* THE PROBLEM: Where in the listing does the string "blockIdx" appear? Copy every line that holds it.

##############################

template <typename KVT, int EPI>
__device__ __forceinline__ void epi_store_qkv(const GemmArgs& a, f32x4 v, int m, int n) {
  if (m >= a.M || n >= a.N) return;
  const bool full = a.vec && (n + 3 < a.N);
  if (EPI == EPI_STORE) {
    float o[4];
#pragma unroll
    for (int i = 0; i < 4; ++i) {
      float t = v[i];
      if (n + i < a.N) {
        if (a.bias) t = t + a.bias[n + i];
        if (a.act == 1) t = dsm_gelu_erf(t);
        if (a.scale) t = t * a.scale[n + i];
      }
      o[i] = t;
    }
    if (a.res) {
      const float* rp = a.res + a.rmap.off(m) + n;
      if (full) {
        float4 rv = *reinterpret_cast<const float4*>(rp);
        o[0] = rv.x + o[0]; o[1] = rv.y + o[1]; o[2] = rv.z + o[2]; o[3] = rv.w + o[3];
      } else {
#pragma unroll
        for (int i = 0; i < 4; ++i)
          if (n + i < a.N) o[i] = rp[i] + o[i];
      }
    }
    if (a.Y) {
      float* y = a.Y + a.ymap.off(m) + n;
      if (full) {
        *reinterpret_cast<float4*>(y) = make_float4(o[0], o[1], o[2], o[3]);
      } else {
#pragma unroll
        for (int i = 0; i < 4; ++i)
          if (n + i < a.N) y[i] = o[i];
      }
    }
    if (a.Y2) {
      float* y2 = a.Y2 + a.y2map.off(m) + n;
      if (full) {
        *reinterpret_cast<float4*>(y2) = make_float4(dsm_elu(o[0]), dsm_elu(o[1]), dsm_elu(o[2]), dsm_elu(o[3]));
      } else {
#pragma unroll
        for (int i = 0; i < 4; ++i)
          if (n + i < a.N) y2[i] = dsm_elu(o[i]);
      }
    }
  } else {
    const int part = n / a.d, c = n - part * a.d, h = c / a.hd, i0 = c - h * a.hd;
    const int b = m / a.T;
    float o[4] = {v[0], v[1], v[2], v[3]};
    if (part < 2 && a.rope_cs) {
      const float4 cs = *reinterpret_cast<const float4*>(a.rope_cs + ((long)m * (a.hd / 2) + (i0 >> 1)) * 2);
      const float co[2] = {cs.x, cs.z}, si[2] = {cs.y, cs.w};
#pragma unroll
      for (int p = 0; p < 2; ++p) {
        float x0 = v[2 * p], x1 = v[2 * p + 1];
        float t0 = x0 * co[p], t1 = x1 * si[p], t2 = x0 * si[p], t3 = x1 * co[p];
        o[2 * p] = t0 - t1;
        o[2 * p + 1] = t2 + t3;
      }
    }
    if (part == 0) {
      *reinterpret_cast<float4*>(a.Y + (long)m * a.d + c) = make_float4(o[0], o[1], o[2], o[3]);
    } else if (a.active[b]) {
      KVT* cache = reinterpret_cast<KVT*>(part == 1 ? a.kcache : a.vcache);
      store_kv4(cache + (((long)b * a.H + h) * a.ctx + a.widx[m]) * a.hd + i0, o);
    }
  }
}

__device__ __forceinline__ void epi_gate(const GemmArgs& a, f32x4 g, f32x4 u, int m, int n) {
  if (m >= a.M || n >= a.N) return;
  float o[4];
#pragma unroll
  for (int i = 0; i < 4; ++i) o[i] = dsm_silu(g[i]) * u[i];
  float* y = a.Y + a.ymap.off(m) + n;
  if (a.vec && n + 3 < a.N) {
    *reinterpret_cast<float4*>(y) = make_float4(o[0], o[1], o[2], o[3]);
  } else {
#pragma unroll
    for (int i = 0; i < 4; ++i)
      if (n + i < a.N) y[i] = o[i];
  }
}

__device__ __forceinline__ void epi_rvq(const GemmArgs& a, f32x4 v, int m, int n, int tile16, int q) {
  float bv = DSM_INF_F;
  uint32_t bi = 0xFFFFFFFFu;
#pragma unroll
  for (int i = 0; i < 4; ++i) {
    float dist = a.bias[n + i] - v[i];
    if (n + i < a.N && (dist < bv || (dist == bv && (uint32_t)(n + i) < bi))) { bv = dist; bi = (uint32_t)(n + i); }
  }
#pragma unroll
  for (int off = 16; off <= 32; off <<= 1) {
    float ov = __shfl_xor(bv, off, 64);
    uint32_t oi = __shfl_xor(bi, off, 64);
    if (ov < bv || (ov == bv && oi < bi)) { bv = ov; bi = oi; }
  }
  if (q == 0 && m < a.M) {
    a.pval[(long)tile16 * a.M + m] = bv;
    a.pidx[(long)tile16 * a.M + m] = bi;
  }
}

template <typename WT, typename KVT, int MT, int NT, int EPI, bool XALIGNED, bool BX3 = false>
__global__ void gemm_mfma_kernel(GemmArgs a) {
  extern __shared__ __attribute__((aligned(16))) float lds_part[];
  const int lane = threadIdx.x & 63, wave = threadIdx.x >> 6, S = blockDim.x >> 6;
  const int r = lane & 15, q = lane >> 4;
  const int m_base = blockIdx.y * (16 * MT);
  const int n_base = blockIdx.x * ((EPI == EPI_GATE) ? 16 : 16 * NT);
  const WT* W = reinterpret_cast<const WT*>(a.W);
  constexpr int TILES = NT * MT;

  const WT* wrow[NT];
#pragma unroll
  for (int nt = 0; nt < NT; ++nt) wrow[nt] = dsm_wbase<WT>(a, W, n_base + nt * a.nt_stride, r, q);
  const int wst = dsm_wstep<WT>(a);
  const float* xrow[MT];
#pragma unroll
  for (int mt = 0; mt < MT; ++mt) {
    int m = m_base + 16 * mt + r;
    m = m < a.M ? m : a.M - 1;
    xrow[mt] = a.X + a.xmap.off(m) + 8 * q;
  }
  f32x4 acc[NT][MT];
  const int chunks = (a.Kpad + DSM_KC - 1) / DSM_KC;

  for (int c = wave; c < chunks; c += S) {
#pragma unroll
    for (int nt = 0; nt < NT; ++nt)
#pragma unroll
      for (int mt = 0; mt < MT; ++mt) acc[nt][mt] = (f32x4){0.f, 0.f, 0.f, 0.f};
    const int k0 = c * DSM_KC;
    const int k1 = min(k0 + DSM_KC, a.Kpad);
    for (int kb = k0; kb < k1; kb += 32) {
      float wa[NT][8], xb[MT][8];
#pragma unroll
// ... 548 lines not shown
}

#define DSM_ROW_ITS 4

__device__ __forceinline__ void row_norm_apply(const float4 (&v)[DSM_ROW_ITS], float s, float s2, int d, float eps, int rms,
                                               const float* __restrict__ w, const float* __restrict__ b,
                                               float* __restrict__ out) {
  float mm = 1.f, mean = 0.f, inv = 0.f;
  if (rms) {
    mm = sqrtf(s2 / (float)d + eps);
  } else {
    mean = s / (float)d;
    float var = s2 / (float)d - mean * mean;
    inv = 1.0f / sqrtf(var + eps);
  }
#pragma unroll
  for (int it = 0; it < DSM_ROW_ITS; ++it) {
    const int i = it * 1024 + 4 * (int)threadIdx.x;
    if (i < d) {
      const float4 wv = *reinterpret_cast<const float4*>(w + i);
      float4 o;
      if (rms) {
        o.x = (v[it].x / mm) * wv.x; o.y = (v[it].y / mm) * wv.y; o.z = (v[it].z / mm) * wv.z; o.w = (v[it].w / mm) * wv.w;
      } else {
        const float4 bv = *reinterpret_cast<const float4*>(b + i);
        o.x = ((v[it].x - mean) * inv) * wv.x + bv.x; o.y = ((v[it].y - mean) * inv) * wv.y + bv.y;
        o.z = ((v[it].z - mean) * inv) * wv.z + bv.z; o.w = ((v[it].w - mean) * inv) * wv.w + bv.w;
      }
      *reinterpret_cast<float4*>(out + i) = o;
    }
  }
}

template <int ITS>
__global__ __launch_bounds__(256 * ITS) void gemm_reduce_rows_kernel(GemmArgs a, int chunks) {
  constexpr int RS = ITS == 4 ? 16 : 24;
  __shared__ float red[8];
  __shared__ float carry[2][256];
  launch_stamp_begin(a.ts ? a.ts + 2 : nullptr);
  const int m = blockIdx.x;
  const int d = a.N;
  const int it = threadIdx.x >> 8, t = threadIdx.x & 255;
  const long ld = (long)a.ws_ntiles * 16, cstride = (long)((a.M + 15) >> 4) * 16 * ld;
  const int i = it * 1024 + 4 * t;
  const bool live = i < d;
  const float* p = a.ws + (long)m * ld + (live ? i : 4 * t);
  const int ic = live ? i : 4 * t;
  const f32x4 bias4 = *reinterpret_cast<const f32x4*>(a.bias ? a.bias + ic : p);
  const f32x4 scale4 = *reinterpret_cast<const f32x4*>(a.scale ? a.scale + ic : p);
  const f32x4 res4 = *reinterpret_cast<const f32x4*>(a.res ? a.res + a.rmap.off(m) + ic : p);
  const f32x4 nw4 = *reinterpret_cast<const f32x4*>(a.norm_w + ic);
  const f32x4 nb4 = *reinterpret_cast<const f32x4*>(a.norm_rms ? p : a.norm_b + ic);
  f32x4 tot = *reinterpret_cast<const f32x4*>(p);
  for (int c0 = 1; c0 < chunks; c0 += RS) {
    f32x4 w[RS];
#pragma unroll
    for (int u = 0; u < RS; ++u) {
      const int c = c0 + u < chunks ? c0 + u : chunks - 1;
      w[u] = *reinterpret_cast<const f32x4*>(p + c * cstride);
    }
    __builtin_amdgcn_sched_barrier(0);
#pragma unroll
    for (int u = 0; u < RS; ++u)
      if (c0 + u < chunks) tot = tot + w[u];
  }
  float o[4] = {tot[0], tot[1], tot[2], tot[3]};
  if (live) {
#pragma unroll
    for (int j = 0; j < 4; ++j) {
      if (a.bias) o[j] = o[j] + bias4[j];
      if (a.act == 1) o[j] = dsm_gelu_erf(o[j]);
      if (a.scale) o[j] = o[j] * scale4[j];
    }
    if (a.res) {
      o[0] = res4[0] + o[0]; o[1] = res4[1] + o[1]; o[2] = res4[2] + o[2]; o[3] = res4[3] + o[3];
    }
    *reinterpret_cast<float4*>(a.Y + a.ymap.off(m) + i) = make_float4(o[0], o[1], o[2], o[3]);
  }
  float s = 0.0f, s2 = 0.0f;
#pragma unroll
  for (int k = 0; k < ITS; ++k) {
    if (it == k) {
      if (k > 0) { s = carry[0][t]; s2 = carry[1][t]; }
      if (live) {
        s = s + o[0]; s2 = DSM_FMAF(o[0], o[0], s2);
        s = s + o[1]; s2 = DSM_FMAF(o[1], o[1], s2);
        s = s + o[2]; s2 = DSM_FMAF(o[2], o[2], s2);
        s = s + o[3]; s2 = DSM_FMAF(o[3], o[3], s2);
      }
      if (k + 1 < ITS) { carry[0][t] = s; carry[1][t] = s2; }
    }
    if (k + 1 < ITS) __syncthreads();
  }
  if (it == ITS - 1) {
    const int lane = t & 63, wave = t >> 6;
    s = wave_sum64(s);
    s2 = wave_sum64(s2);
    if (lane == 0) { red[wave] = s; red[4 + wave] = s2; }
  }
  __syncthreads();
  s = ((red[0] + red[1]) + red[2]) + red[3];
  s2 = ((red[4] + red[5]) + red[6]) + red[7];
  if (live) {
    float mm = 1.f, mean = 0.f, inv = 0.f;
    if (a.norm_rms) {
      mm = sqrtf(s2 / (float)d + a.norm_eps);
    } else {
      mean = s / (float)d;
      float var = s2 / (float)d - mean * mean;
      inv = 1.0f / sqrtf(var + a.norm_eps);
    }
    float4 r;
    if (a.norm_rms) {
      r.x = (o[0] / mm) * nw4[0]; r.y = (o[1] / mm) * nw4[1]; r.z = (o[2] / mm) * nw4[2]; r.w = (o[3] / mm) * nw4[3];
    } else {
      r.x = ((o[0] - mean) * inv) * nw4[0] + nb4[0]; r.y = ((o[1] - mean) * inv) * nw4[1] + nb4[1];
      r.z = ((o[2] - mean) * inv) * nw4[2] + nb4[2]; r.w = ((o[3] - mean) * inv) * nw4[3] + nb4[3];
    }
    *reinterpret_cast<float4*>(a.norm_out + (long)m * d + i) = r;
  }
  launch_stamp_end(a.ts ? a.ts + 2 : nullptr);
}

##############################

* EXERCISE ANSWER:
  const int m_base = blockIdx.y * (16 * MT);
  const int n_base = blockIdx.x * ((EPI == EPI_GATE) ? 16 : 16 * NT);
  const int m = blockIdx.x;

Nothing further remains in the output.